DATA PROVIDED below:
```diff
+      NA_TERM(0, 0)
+#undef NA_TERM
+    }
+  }
+#undef NA_LOAD
+#undef NA_STORE8
+  const int hi = lane >> 5, lo = lane & 31;
+  const int col = n0 + wn + lo, colc = min(col, C - 1);
+  const gf32p u = (gf32p)g.u;
+  if (!TRANS) {
+    float yv[16];
+#pragma unroll
+    for (int r = 0; r < 16; ++r) {
+      const int row = min(m0 + wm + (r & 3) + 8 * (r >> 2) + 4 * hi, T - 1);
+      yv[r] = u[((long)row * g.B + b) * g.ldu + 2 * C + colc];
+    }
+    const gf32w z = (gf32w)g.z, o = (gf32w)g.o;
+#pragma unroll
+    for (int r = 0; r < 16; ++r) {
+      const int row = m0 + wm + (r & 3) + 8 * (r >> 2) + 4 * hi;
+      if (row < T && col < C) {
+        z[((long)b * T + row) * C + col] = acc[r];
+        o[((long)row * g.B + b) * C + col] = acc[r] * yv[r];
+      }
+    }
+  } else {
+    float sv[16], xv[16];
+#pragma unroll
+    for (int r = 0; r < 16; ++r) {
+      const int row = min(m0 + wm + (r & 3) + 8 * (r >> 2) + 4 * hi, T - 1);
+      const long base = ((long)row * g.B + b) * g.ldu;
+      sv[r] = u[base + colc];
+      xv[r] = u[base + C + colc];
+    }
+    const gf32w du = (gf32w)g.du;
+#pragma unroll
+    for (int r = 0; r < 16; ++r) {
+      const int row = m0 + wm + (r & 3) + 8 * (r >> 2) + 4 * hi;
+      const float th = tanhf(sv[r]);
+      if (row < T && col < C) {
+        const long base = ((long)row * g.B + b) * g.lddu;
+        du[base + col] = acc[r] * xv[r] * (1.f - th * th);
+        du[base + C + col] = acc[r] * th;
+      }
+    }
+  }
+}
+
+template <bool TRANS>
+int nonlin_w0_launch(NaW0Args g, hipStream_t st) {
+  if ((long)g.T * g.T * 4 >= (long)NA_OOB || (long)g.T * g.C * 4 >= (long)NA_OOB) return -1;
+  g.tiles_m = (g.T + 63) / 64;
+  g.tiles_n = (g.C + 63) / 64;
+  g.np = s2t_gemm_arith();
+  const dim3 grid((unsigned)((g.tiles_m * g.tiles_n + 7) / 8 * 8), g.B);
+  if (g.np == 2)
+    hipLaunchKernelGGL((nonlin_w0_kernel<TRANS, 2>), grid, dim3(256), 0, st, g);
+  else
+    hipLaunchKernelGGL((nonlin_w0_kernel<TRANS, 3>), grid, dim3(256), 0, st, g);
+  S2T_CHECK_LAUNCH();
+  return 0;
 }
 
 inline unsigned grid1(long n) {
@@ -736,3 +960,19 @@
   S2T_CHECK_LAUNCH();
   return 0;
 }
+
+extern "C" int s2t_nonlin_w0x_fwd(const float* w0, const float* xs, const float* u, long ldu, int T,
+                                  int B, int C, float* z, float* o, void* stream) {
+  if (T <= 0 || B <= 0 || C <= 0) return 0;
+  if (B > 65535 || ldu < 3L * C || !w0 || !xs || !u || !z || !o) return -1;
+  NaW0Args g{w0, xs, u, ldu, z, o, nullptr, 0, T, B, C, 0, 0, 0};
+  return nonlin_w0_launch<false>(g, (hipStream_t)stream);
+}
+
+extern "C" int s2t_nonlin_w0t_bwd(const float* w0, const float* dz, const float* u, long ldu, int T,
+                                  int B, int C, float* du, long lddu, void* stream) {
+  if (T <= 0 || B <= 0 || C <= 0) return 0;
+  if (B > 65535 || ldu < 3L * C || lddu < 3L * C || !w0 || !dz || !u || !du) return -1;
+  NaW0Args g{w0, dz, u, ldu, nullptr, nullptr, du, lddu, T, B, C, 0, 0, 0};
+  return nonlin_w0_launch<true>(g, (hipStream_t)stream);
+}
diff --git a/speech2text_amd/csrc/zip_layer.hip b/speech2text_amd/csrc/zip_layer.hip
--- a/speech2text_amd/csrc/zip_layer.hip
+++ b/speech2text_amd/csrc/zip_layer.hip
@@ -568,9 +568,11 @@
   sv.xs = c.ar.alloc(R * C);
   RUN(s2t_nonlin_gate_fwd(sv.u, T, B, C, sv.xs, (void*)c.st));
   sv.z = c.ar.alloc(R * C);
-  { const S2tGemmClass cls(0); TRY(bmm(c, 1, c.s.W, sv.xs, sv.z, B, T, C, T)); }
   sv.o = c.ar.alloc(R * C);
-  RUN(s2t_nonlin_out_fwd(sv.z, sv.u, T, B, C, sv.o, (void*)c.st));
+  {
+    const S2tGemmClass cls(0);
+    RUN(s2t_nonlin_w0x_fwd(c.s.W, sv.xs, sv.u, 3L * C, T, B, C, sv.z, sv.o, (void*)c.st));
+  }
   sv.st1.on = 0;
   if (fw1) TRY(whiten_stats(c, sv.st1, sv.u + C, 3 * C, R, C, m.wh1.groups));
   float* out;
@@ -800,12 +802,10 @@
   float* dz = c.ar.alloc(R * C);
   float* du = c.ar.alloc(R * 3 * C);
   RUN(s2t_nonlin_out_bwd(dout, sv.z, sv.u, T, B, C, dz, du, (void*)c.st));
-  float* dxs = c.ar.alloc(R * C);
   const S2tGemmClass cls_d(1);
-  TRY(bmm(c, 2, c.s.W, dz, dxs, B, T, C, T));
+  RUN(s2t_nonlin_w0t_bwd(c.s.W, dz, sv.u, 3L * C, T, B, C, du, 3L * C, (void*)c.st));
   c.s.dW0 = c.ar.alloc((long)B * T * T);
   TRY(bmm(c, 0, dz, sv.xs, c.s.dW0, B, T, T, C));
-  RUN(s2t_nonlin_gate_bwd(dxs, sv.u, T, B, C, du, (void*)c.st));
   if (fb) TRY(balancer_bwd(c, m.bal, sv.u, 3 * C, du, 3 * C, R, C, du, 3 * C, -1.0f, c.s.bst[11]));
   if (fw1) {
     float* gc = c.ar.alloc(R * C);
diff --git a/speech2text_amd/zip_layer.py b/speech2text_amd/zip_layer.py
--- a/speech2text_amd/zip_layer.py
+++ b/speech2text_amd/zip_layer.py
@@ -318,12 +318,13 @@
     N.PROF[0] and N.profile_note("s2t_nonlin_gate_fwd", 12.0 * T * B * C)
     N.check(L.s2t_nonlin_gate_fwd(N.fp(sv.u), T, B, C, N.fp(sv.xs), st), "nonlin_gate_fwd")
     sv.wm = W[0]
+    sv.z = torch.empty((B, T, C), dtype=_F32, device=dev)
+    sv.o = _e(T * B, C, dev)
     with zk.gemm_class(zk.CLS_F):
-        sv.z = zk.batched_matmul(1, sv.wm, sv.xs)
-    sv.o = _e(T * B, C, dev)
-    N.PROF[0] and N.profile_note("s2t_nonlin_out_fwd", 12.0 * T * B * C)
-    N.check(L.s2t_nonlin_out_fwd(N.fp(sv.z), N.fp(sv.u), T, B, C, N.fp(sv.o), st),
-            "nonlin_out_fwd")
+        N.PROF[0] and N.profile_note("s2t_nonlin_w0x_fwd", 4.0 * B * T * T + 16.0 * T * B * C,
+                                     2.0 * B * T * T * C)
+        N.check(L.s2t_nonlin_w0x_fwd(N.fp(sv.wm), N.fp(sv.xs), N.fp(sv.u), 3 * C, T, B, C, N.fp(sv.z),
+                                     N.fp(sv.o), st), "nonlin_w0x_fwd")
     sv.st1 = zk.WhitenStats(sv.u[:, C:2 * C], m.whiten1.num_groups) if fw1 else None
     sv.y = sv.st2 = None
     if not (fw2 or fp):
@@ -352,10 +353,11 @@
     N.check(L.s2t_nonlin_out_bwd(N.fp(do), N.fp(sv.z), N.fp(sv.u), T, B, C, N.fp(dz), N.fp(du), st),
             "nonlin_out_bwd")
     with zk.gemm_class(zk.CLS_D):
-        dxs = zk.batched_matmul(2, sv.wm, dz)
+        N.PROF[0] and N.profile_note("s2t_nonlin_w0t_bwd", 4.0 * B * T * T + 20.0 * T * B * C,
+                                     2.0 * B * T * T * C)
+        N.check(L.s2t_nonlin_w0t_bwd(N.fp(sv.wm), N.fp(dz), N.fp(sv.u), 3 * C, T, B, C, N.fp(du), 3 * C, st),
+                "nonlin_w0t_bwd")
         dW0 = zk.batched_matmul(0, dz, sv.xs)
-    N.PROF[0] and N.profile_note("s2t_nonlin_gate_bwd", 20.0 * T * B * C)
-    N.check(L.s2t_nonlin_gate_bwd(N.fp(dxs), N.fp(sv.u), T, B, C, N.fp(du), st), "nonlin_gate_bwd")
     if fb:
         _balancer_bwd(m.balancer, sv.u[:, :C], du[:, :C], inplace=True)
     if fw1:
```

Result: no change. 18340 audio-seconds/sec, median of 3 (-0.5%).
End of DATA PROVIDED.
Pull every line containing the word "colc" out of the listing.

+  const int col = n0 + wn + lo, colc = min(col, C - 1);
+      yv[r] = u[((long)row * g.B + b) * g.ldu + 2 * C + colc];
+      sv[r] = u[base + colc];
+      xv[r] = u[base + C + colc];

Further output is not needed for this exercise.